Please give back word for word the lines below, from the first one through the one with "const bool bias = j >= ncols;".
═══ Entries provided ═══
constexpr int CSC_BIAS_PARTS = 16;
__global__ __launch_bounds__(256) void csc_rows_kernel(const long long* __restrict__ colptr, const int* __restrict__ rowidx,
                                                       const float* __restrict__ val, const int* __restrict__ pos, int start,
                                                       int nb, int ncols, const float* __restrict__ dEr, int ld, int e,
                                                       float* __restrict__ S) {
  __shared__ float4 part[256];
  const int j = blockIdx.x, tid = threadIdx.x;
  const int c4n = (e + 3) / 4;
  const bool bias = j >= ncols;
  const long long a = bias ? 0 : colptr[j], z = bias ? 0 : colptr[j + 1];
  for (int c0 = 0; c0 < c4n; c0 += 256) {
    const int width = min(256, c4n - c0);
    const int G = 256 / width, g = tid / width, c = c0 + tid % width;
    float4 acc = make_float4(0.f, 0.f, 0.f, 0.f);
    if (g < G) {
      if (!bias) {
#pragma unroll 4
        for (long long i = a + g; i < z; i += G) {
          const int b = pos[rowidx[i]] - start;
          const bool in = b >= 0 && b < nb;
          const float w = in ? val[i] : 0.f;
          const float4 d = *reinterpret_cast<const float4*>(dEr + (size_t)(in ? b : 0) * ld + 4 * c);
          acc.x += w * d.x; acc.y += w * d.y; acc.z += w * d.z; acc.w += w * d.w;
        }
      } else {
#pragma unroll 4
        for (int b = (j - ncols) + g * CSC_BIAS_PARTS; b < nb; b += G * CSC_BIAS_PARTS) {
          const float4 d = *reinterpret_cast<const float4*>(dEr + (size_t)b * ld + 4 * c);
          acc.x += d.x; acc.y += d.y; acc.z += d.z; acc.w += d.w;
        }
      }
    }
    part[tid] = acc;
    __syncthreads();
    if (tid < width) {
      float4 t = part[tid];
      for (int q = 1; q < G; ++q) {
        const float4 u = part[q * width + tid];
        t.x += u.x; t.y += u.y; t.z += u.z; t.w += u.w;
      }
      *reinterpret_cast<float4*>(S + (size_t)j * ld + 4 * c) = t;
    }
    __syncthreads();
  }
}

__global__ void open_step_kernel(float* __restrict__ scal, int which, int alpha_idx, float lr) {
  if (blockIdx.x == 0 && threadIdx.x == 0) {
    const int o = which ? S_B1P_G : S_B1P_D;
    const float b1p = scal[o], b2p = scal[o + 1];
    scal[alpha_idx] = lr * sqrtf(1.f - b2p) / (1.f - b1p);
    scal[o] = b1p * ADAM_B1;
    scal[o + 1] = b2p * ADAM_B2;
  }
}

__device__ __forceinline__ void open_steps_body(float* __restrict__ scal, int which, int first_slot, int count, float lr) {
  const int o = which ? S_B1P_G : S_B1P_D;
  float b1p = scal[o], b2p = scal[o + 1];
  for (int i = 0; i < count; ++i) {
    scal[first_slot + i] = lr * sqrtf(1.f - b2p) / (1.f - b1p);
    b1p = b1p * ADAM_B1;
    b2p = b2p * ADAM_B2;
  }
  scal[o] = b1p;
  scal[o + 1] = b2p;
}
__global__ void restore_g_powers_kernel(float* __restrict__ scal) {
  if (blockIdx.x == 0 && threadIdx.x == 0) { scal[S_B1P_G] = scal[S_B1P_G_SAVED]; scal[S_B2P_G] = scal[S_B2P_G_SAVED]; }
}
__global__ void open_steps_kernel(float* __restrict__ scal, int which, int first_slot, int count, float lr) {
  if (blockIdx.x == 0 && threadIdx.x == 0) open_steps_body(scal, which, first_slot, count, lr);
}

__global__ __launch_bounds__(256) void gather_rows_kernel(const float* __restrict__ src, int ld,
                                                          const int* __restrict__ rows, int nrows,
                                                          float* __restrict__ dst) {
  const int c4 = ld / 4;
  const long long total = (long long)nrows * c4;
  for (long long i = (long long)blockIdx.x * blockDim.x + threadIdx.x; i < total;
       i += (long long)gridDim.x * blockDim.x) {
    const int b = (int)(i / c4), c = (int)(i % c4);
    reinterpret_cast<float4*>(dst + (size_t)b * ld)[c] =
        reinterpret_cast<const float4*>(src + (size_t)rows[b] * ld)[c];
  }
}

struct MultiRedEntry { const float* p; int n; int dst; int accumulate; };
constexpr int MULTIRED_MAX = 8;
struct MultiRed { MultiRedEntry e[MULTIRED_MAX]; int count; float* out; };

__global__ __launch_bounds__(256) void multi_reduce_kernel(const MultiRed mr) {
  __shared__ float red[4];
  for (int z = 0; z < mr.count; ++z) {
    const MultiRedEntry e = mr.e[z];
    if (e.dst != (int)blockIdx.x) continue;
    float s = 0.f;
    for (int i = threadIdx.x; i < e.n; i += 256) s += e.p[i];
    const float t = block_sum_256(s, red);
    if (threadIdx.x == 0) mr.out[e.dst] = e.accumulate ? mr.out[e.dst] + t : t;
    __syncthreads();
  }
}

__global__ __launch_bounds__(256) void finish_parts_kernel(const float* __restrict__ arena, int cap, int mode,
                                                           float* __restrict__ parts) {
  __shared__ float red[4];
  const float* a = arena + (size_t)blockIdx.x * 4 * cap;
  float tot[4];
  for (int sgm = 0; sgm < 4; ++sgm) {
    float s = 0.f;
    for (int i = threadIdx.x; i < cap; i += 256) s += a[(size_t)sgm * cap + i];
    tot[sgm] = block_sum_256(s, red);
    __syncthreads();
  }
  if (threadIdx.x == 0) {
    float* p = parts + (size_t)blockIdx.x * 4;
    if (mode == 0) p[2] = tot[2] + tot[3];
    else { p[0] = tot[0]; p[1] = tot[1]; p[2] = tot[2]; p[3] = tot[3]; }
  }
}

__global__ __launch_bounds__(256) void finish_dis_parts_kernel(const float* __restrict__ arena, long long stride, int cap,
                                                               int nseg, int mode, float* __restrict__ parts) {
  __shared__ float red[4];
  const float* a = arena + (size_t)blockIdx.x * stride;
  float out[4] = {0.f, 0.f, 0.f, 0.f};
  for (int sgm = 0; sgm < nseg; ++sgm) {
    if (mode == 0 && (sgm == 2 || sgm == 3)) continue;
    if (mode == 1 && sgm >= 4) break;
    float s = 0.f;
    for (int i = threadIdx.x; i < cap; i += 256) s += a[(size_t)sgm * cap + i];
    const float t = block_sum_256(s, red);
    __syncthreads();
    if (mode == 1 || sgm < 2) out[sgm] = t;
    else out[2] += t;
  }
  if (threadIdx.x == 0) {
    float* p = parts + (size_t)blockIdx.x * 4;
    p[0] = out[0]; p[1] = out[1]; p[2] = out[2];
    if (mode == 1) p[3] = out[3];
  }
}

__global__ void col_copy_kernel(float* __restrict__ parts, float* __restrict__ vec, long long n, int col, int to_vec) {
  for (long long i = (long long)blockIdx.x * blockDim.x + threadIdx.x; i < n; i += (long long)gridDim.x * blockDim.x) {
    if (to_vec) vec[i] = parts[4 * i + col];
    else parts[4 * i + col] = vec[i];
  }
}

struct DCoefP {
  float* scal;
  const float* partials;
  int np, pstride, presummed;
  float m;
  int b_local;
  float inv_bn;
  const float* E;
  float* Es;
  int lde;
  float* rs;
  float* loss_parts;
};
═══
• The answer
constexpr int CSC_BIAS_PARTS = 16;
__global__ __launch_bounds__(256) void csc_rows_kernel(const long long* __restrict__ colptr, const int* __restrict__ rowidx,
                                                       const float* __restrict__ val, const int* __restrict__ pos, int start,
                                                       int nb, int ncols, const float* __restrict__ dEr, int ld, int e,
                                                       float* __restrict__ S) {
  __shared__ float4 part[256];
  const int j = blockIdx.x, tid = threadIdx.x;
  const int c4n = (e + 3) / 4;
  const bool bias = j >= ncols;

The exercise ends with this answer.